[Dataset entries]
....

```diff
+__device__ __forceinline__ Views<double, PIX_F32, 2> decode_zeroed(float4 q) {
+  if (!pix_valid(q.x, q.y)) q.x = q.y = 0.f;
+  if (!pix_valid(q.z, q.w)) q.z = q.w = 0.f;
+  return decode<double, PIX_F32, 2>(q);
+}
+__device__ __forceinline__ Views<double, PIX_U16, 2> decode_zeroed(uint2 q) {
+  return decode<double, PIX_U16, 2>(make_uint2(q.x != 0xffffffffu ? q.x : 0u, q.y != 0xffffffffu ? q.y : 0u));
+}
+
 struct DltTile64 {
   static constexpr int FPT = 2;
-  using S = DltPolicy<double, false, MASK_SELECT_HI>;
-  using Rig = DltRig<double>;
+  using S = DltPolicy64;
+  using Rig = DltRig64;
   using Real = double;
   template <int NC, int PIX, bool WIDE, class RS>
   static __device__ __forceinline__ void run(const Rig& rig, const RS& raw, int, double (&X)[2][3], uint32_t (&mask)[2],
                                              double (&err)[2], int (&iters)[2]) {
-    typename S::Acc acc[2];
     mask[0] = mask[1] = 0;
 #pragma unroll
     for (int c = 0; c < NC; c++) {
-      double P[12];
-      load12(rig.P[c], P);
-      double x[2], y[2];
-      bool ok[2];
-      if constexpr (PIX == PIX_F32) {
-        const Views<float, PIX, 2> q = decode<float, PIX, 2>(raw[c]);
-#pragma unroll
-        for (int j = 0; j < 2; j++) { ok[j] = q.v[j]; x[j] = (double)q.x[j]; y[j] = (double)q.y[j]; }
-      } else {
-        const Views<double, PIX, 2> q = decode<double, PIX, 2>(raw[c]);
-#pragma unroll
-        for (int j = 0; j < 2; j++) { ok[j] = q.v[j]; x[j] = q.x[j]; y[j] = q.y[j]; }
-      }
-#pragma unroll
-      for (int j = 0; j < 2; j++) {
-        mask[j] |= (ok[j] ? 1u : 0u) << c;
-#pragma unroll
-        for (int r = 0; r < 2; r++) {
-          const double u = r == 0 ? x[j] : y[j];
-          double a0 = fma_(-u, P[8], P[4 * r]), a1 = fma_(-u, P[9], P[4 * r + 1]), a2 = fma_(-u, P[10], P[4 * r + 2]);
-          const double b = fma_(u, P[11], -P[4 * r + 3]);
-          a0 = mask_coeff(a0, ok[j]); a1 = mask_coeff(a1, ok[j]); a2 = mask_coeff(a2, ok[j]);
-          acc_row<double>(a0, a1, a2, b, acc[j].M, acc[j].v);
-        }
-      }
+      const Views<float, PIX, 2> q = decode<float, PIX, 2>(raw[c]);
+      mask[0] |= (q.v[0] ? 1u : 0u) << c;
+      mask[1] |= (q.v[1] ? 1u : 0u) << c;
+    }
+    double M[2][6], v[2][3];
+#pragma unroll
+    for (int j = 0; j < 2; j++) load_row(rig.d.absent + (size_t)mask[j] * DLT_TABLE_ROW, M[j], v[j]);
+    constexpr int UNROLL = NC > 2 ? 8 : 1;
+#pragma unroll UNROLL
+    for (int c = 0; c < NC; c++) {
+      const Views<double, PIX, 2> q = decode_zeroed(raw[c]);
+#pragma unroll
+      for (int j = 0; j < 2; j++) add_moments(rig.K[c], q.x[j], q.y[j], M[j], v[j]);
     }
 #pragma unroll
     for (int j = 0; j < 2; j++) {
@@ -123,7 +164,7 @@
       iters[j] = 0;
       const int n = __popc(mask[j]);
       if (n >= 2) {
-        solve_sym3<double>(acc[j].M, acc[j].v, X[j]);
+        solve_sym3<double>(M[j], v[j], X[j]);
         if constexpr (WIDE) {
           double e = 0;
 #pragma unroll
@@ -253,11 +294,24 @@
     if (pixfmt == PIX_F64) return launch_streamed<DltX2Tile, P32, PIX_F64, 2, 2, 3>(ctx, x2, rig32, d_xy, n_use, n_frames, cam_stride, out, 0);
     return launch_streamed<DltX2Tile, P32, PIX_U16, 2, 2, 3>(ctx, x2, rig32, d_xy, n_use, n_frames, cam_stride, out, 0);
   }
-  DltRig<double> rig64 = rig64_;
-  rig64.n_use = n_use;
-  if (pixfmt == PIX_F32) return launch_streamed<DltTile64, P64, PIX_F32, 2, 2, 2>(ctx, rig64, rig64, d_xy, n_use, n_frames, cam_stride, out, 0);
-  if (pixfmt == PIX_F64) return launch_batch_policy<P64, PIX_F64, 1, 3>(ctx, rig64, d_xy, n_use, n_frames, cam_stride, out, 0);
-  return launch_streamed<DltTile64, P64, PIX_U16, 2, 3, 2>(ctx, rig64, rig64, d_xy, n_use, n_frames, cam_stride, out, 0);
-}
-
-}
+  if (n_use > 8) {
+    DltRig<double> rig64 = rig64_;
+    rig64.n_use = n_use;
+    if (pixfmt == PIX_F32) return launch_batch_policy<P64, PIX_F32, 2, 2>(ctx, rig64, d_xy, n_use, n_frames, cam_stride, out, 0);
+    if (pixfmt == PIX_F64) return launch_batch_policy<P64, PIX_F64, 1, 3>(ctx, rig64, d_xy, n_use, n_frames, cam_stride, out, 0);
+    return launch_batch_policy<P64, PIX_U16, 2, 2>(ctx, rig64, d_xy, n_use, n_frames, cam_stride, out, 0);
+  }
+  DltRig64 rig64;
+  rig64.d = rig64_;
+  rig64.d.n_use = n_use;
+  for (int c = 0; c < 8; c++) {
+    double K0D0[9];
+    dlt_moments(rig64.d.P[c], rig64.K[c], K0D0);
+  }
+  using M64 = DltPolicy64;
+  if (pixfmt == PIX_F32) return launch_streamed<DltTile64, M64, PIX_F32, 2, 2, 2, true>(ctx, rig64, rig64, d_xy, n_use, n_frames, cam_stride, out, 0);
+  if (pixfmt == PIX_F64) return launch_batch_policy<M64, PIX_F64, 1, 3>(ctx, rig64, d_xy, n_use, n_frames, cam_stride, out, 0);
+  return launch_streamed<DltTile64, M64, PIX_U16, 2, 3, 2, true>(ctx, rig64, rig64, d_xy, n_use, n_frames, cam_stride, out, 0);
+}
+
+}
diff --git a/3d-reconstruction-triangulation_b200/csrc/tri_pipe.cuh b/3d-reconstruction-triangulation_b200/csrc/tri_pipe.cuh
--- a/3d-reconstruction-triangulation_b200/csrc/tri_pipe.cuh
+++ b/3d-reconstruction-triangulation_b200/csrc/tri_pipe.cuh
@@ -403,10 +403,14 @@
   int64_t covered = 0;
   if constexpr (PIX != PIX_F64) {
     cudaError_t err;
-    if (S::CHUNKED && n_use > CHUNK_CAMS)
-      err = launch_chunk<S, PIX, S::CHUNK_FPT, 3, 2>(ctx, rig, d_xy, n_use, n_frames, cam_stride, out, opt, &covered);
-    else
+    if constexpr (S::CHUNKED) {
+      if (n_use > CHUNK_CAMS)
+        err = launch_chunk<S, PIX, S::CHUNK_FPT, 3, 2>(ctx, rig, d_xy, n_use, n_frames, cam_stride, out, opt, &covered);
+      else
+        err = launch_stream<TS, PIX, STAGES, MINB, LAZY>(ctx, tile_rig, d_xy, n_use, n_frames, cam_stride, out, opt, &covered);
+    } else {
       err = launch_stream<TS, PIX, STAGES, MINB, LAZY>(ctx, tile_rig, d_xy, n_use, n_frames, cam_stride, out, opt, &covered);
+    }
     if (err != cudaSuccess || covered == n_frames) return err;
   }
   LaunchCtx rest = ctx;
```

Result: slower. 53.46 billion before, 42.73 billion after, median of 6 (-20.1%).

....

Using the entries above, please restate each one word for word.

```diff
+__device__ __forceinline__ Views<double, PIX_F32, 2> decode_zeroed(float4 q) {
+  if (!pix_valid(q.x, q.y)) q.x = q.y = 0.f;
+  if (!pix_valid(q.z, q.w)) q.z = q.w = 0.f;
+  return decode<double, PIX_F32, 2>(q);
+}
+__device__ __forceinline__ Views<double, PIX_U16, 2> decode_zeroed(uint2 q) {
+  return decode<double, PIX_U16, 2>(make_uint2(q.x != 0xffffffffu ? q.x : 0u, q.y != 0xffffffffu ? q.y : 0u));
+}
+
 struct DltTile64 {
   static constexpr int FPT = 2;
-  using S = DltPolicy<double, false, MASK_SELECT_HI>;
-  using Rig = DltRig<double>;
+  using S = DltPolicy64;
+  using Rig = DltRig64;
   using Real = double;
   template <int NC, int PIX, bool WIDE, class RS>
   static __device__ __forceinline__ void run(const Rig& rig, const RS& raw, int, double (&X)[2][3], uint32_t (&mask)[2],
                                              double (&err)[2], int (&iters)[2]) {
-    typename S::Acc acc[2];
     mask[0] = mask[1] = 0;
 #pragma unroll
     for (int c = 0; c < NC; c++) {
-      double P[12];
-      load12(rig.P[c], P);
-      double x[2], y[2];
-      bool ok[2];
-      if constexpr (PIX == PIX_F32) {
-        const Views<float, PIX, 2> q = decode<float, PIX, 2>(raw[c]);
-#pragma unroll
-        for (int j = 0; j < 2; j++) { ok[j] = q.v[j]; x[j] = (double)q.x[j]; y[j] = (double)q.y[j]; }
-      } else {
-        const Views<double, PIX, 2> q = decode<double, PIX, 2>(raw[c]);
-#pragma unroll
-        for (int j = 0; j < 2; j++) { ok[j] = q.v[j]; x[j] = q.x[j]; y[j] = q.y[j]; }
-      }
-#pragma unroll
-      for (int j = 0; j < 2; j++) {
-        mask[j] |= (ok[j] ? 1u : 0u) << c;
-#pragma unroll
-        for (int r = 0; r < 2; r++) {
-          const double u = r == 0 ? x[j] : y[j];
-          double a0 = fma_(-u, P[8], P[4 * r]), a1 = fma_(-u, P[9], P[4 * r + 1]), a2 = fma_(-u, P[10], P[4 * r + 2]);
-          const double b = fma_(u, P[11], -P[4 * r + 3]);
-          a0 = mask_coeff(a0, ok[j]); a1 = mask_coeff(a1, ok[j]); a2 = mask_coeff(a2, ok[j]);
-          acc_row<double>(a0, a1, a2, b, acc[j].M, acc[j].v);
-        }
-      }
+      const Views<float, PIX, 2> q = decode<float, PIX, 2>(raw[c]);
+      mask[0] |= (q.v[0] ? 1u : 0u) << c;
+      mask[1] |= (q.v[1] ? 1u : 0u) << c;
+    }
+    double M[2][6], v[2][3];
+#pragma unroll
+    for (int j = 0; j < 2; j++) load_row(rig.d.absent + (size_t)mask[j] * DLT_TABLE_ROW, M[j], v[j]);
+    constexpr int UNROLL = NC > 2 ? 8 : 1;
+#pragma unroll UNROLL
+    for (int c = 0; c < NC; c++) {
+      const Views<double, PIX, 2> q = decode_zeroed(raw[c]);
+#pragma unroll
+      for (int j = 0; j < 2; j++) add_moments(rig.K[c], q.x[j], q.y[j], M[j], v[j]);
     }
 #pragma unroll
     for (int j = 0; j < 2; j++) {
@@ -123,7 +164,7 @@
       iters[j] = 0;
       const int n = __popc(mask[j]);
       if (n >= 2) {
-        solve_sym3<double>(acc[j].M, acc[j].v, X[j]);
+        solve_sym3<double>(M[j], v[j], X[j]);
         if constexpr (WIDE) {
           double e = 0;
 #pragma unroll
@@ -253,11 +294,24 @@
     if (pixfmt == PIX_F64) return launch_streamed<DltX2Tile, P32, PIX_F64, 2, 2, 3>(ctx, x2, rig32, d_xy, n_use, n_frames, cam_stride, out, 0);
     return launch_streamed<DltX2Tile, P32, PIX_U16, 2, 2, 3>(ctx, x2, rig32, d_xy, n_use, n_frames, cam_stride, out, 0);
   }
-  DltRig<double> rig64 = rig64_;
-  rig64.n_use = n_use;
-  if (pixfmt == PIX_F32) return launch_streamed<DltTile64, P64, PIX_F32, 2, 2, 2>(ctx, rig64, rig64, d_xy, n_use, n_frames, cam_stride, out, 0);
-  if (pixfmt == PIX_F64) return launch_batch_policy<P64, PIX_F64, 1, 3>(ctx, rig64, d_xy, n_use, n_frames, cam_stride, out, 0);
-  return launch_streamed<DltTile64, P64, PIX_U16, 2, 3, 2>(ctx, rig64, rig64, d_xy, n_use, n_frames, cam_stride, out, 0);
-}
-
-}
+  if (n_use > 8) {
+    DltRig<double> rig64 = rig64_;
+    rig64.n_use = n_use;
+    if (pixfmt == PIX_F32) return launch_batch_policy<P64, PIX_F32, 2, 2>(ctx, rig64, d_xy, n_use, n_frames, cam_stride, out, 0);
+    if (pixfmt == PIX_F64) return launch_batch_policy<P64, PIX_F64, 1, 3>(ctx, rig64, d_xy, n_use, n_frames, cam_stride, out, 0);
+    return launch_batch_policy<P64, PIX_U16, 2, 2>(ctx, rig64, d_xy, n_use, n_frames, cam_stride, out, 0);
+  }
+  DltRig64 rig64;
+  rig64.d = rig64_;
+  rig64.d.n_use = n_use;
+  for (int c = 0; c < 8; c++) {
+    double K0D0[9];
+    dlt_moments(rig64.d.P[c], rig64.K[c], K0D0);
+  }
+  using M64 = DltPolicy64;
+  if (pixfmt == PIX_F32) return launch_streamed<DltTile64, M64, PIX_F32, 2, 2, 2, true>(ctx, rig64, rig64, d_xy, n_use, n_frames, cam_stride, out, 0);
+  if (pixfmt == PIX_F64) return launch_batch_policy<M64, PIX_F64, 1, 3>(ctx, rig64, d_xy, n_use, n_frames, cam_stride, out, 0);
+  return launch_streamed<DltTile64, M64, PIX_U16, 2, 3, 2, true>(ctx, rig64, rig64, d_xy, n_use, n_frames, cam_stride, out, 0);
+}
+
+}
diff --git a/3d-reconstruction-triangulation_b200/csrc/tri_pipe.cuh b/3d-reconstruction-triangulation_b200/csrc/tri_pipe.cuh
--- a/3d-reconstruction-triangulation_b200/csrc/tri_pipe.cuh
+++ b/3d-reconstruction-triangulation_b200/csrc/tri_pipe.cuh
@@ -403,10 +403,14 @@
   int64_t covered = 0;
   if constexpr (PIX != PIX_F64) {
     cudaError_t err;
-    if (S::CHUNKED && n_use > CHUNK_CAMS)
-      err = launch_chunk<S, PIX, S::CHUNK_FPT, 3, 2>(ctx, rig, d_xy, n_use, n_frames, cam_stride, out, opt, &covered);
-    else
+    if constexpr (S::CHUNKED) {
+      if (n_use > CHUNK_CAMS)
+        err = launch_chunk<S, PIX, S::CHUNK_FPT, 3, 2>(ctx, rig, d_xy, n_use, n_frames, cam_stride, out, opt, &covered);
+      else
+        err = launch_stream<TS, PIX, STAGES, MINB, LAZY>(ctx, tile_rig, d_xy, n_use, n_frames, cam_stride, out, opt, &covered);
+    } else {
       err = launch_stream<TS, PIX, STAGES, MINB, LAZY>(ctx, tile_rig, d_xy, n_use, n_frames, cam_stride, out, opt, &covered);
+    }
     if (err != cudaSuccess || covered == n_frames) return err;
   }
   LaunchCtx rest = ctx;
```

Result: slower. 53.46 billion before, 42.73 billion after, median of 6 (-20.1%).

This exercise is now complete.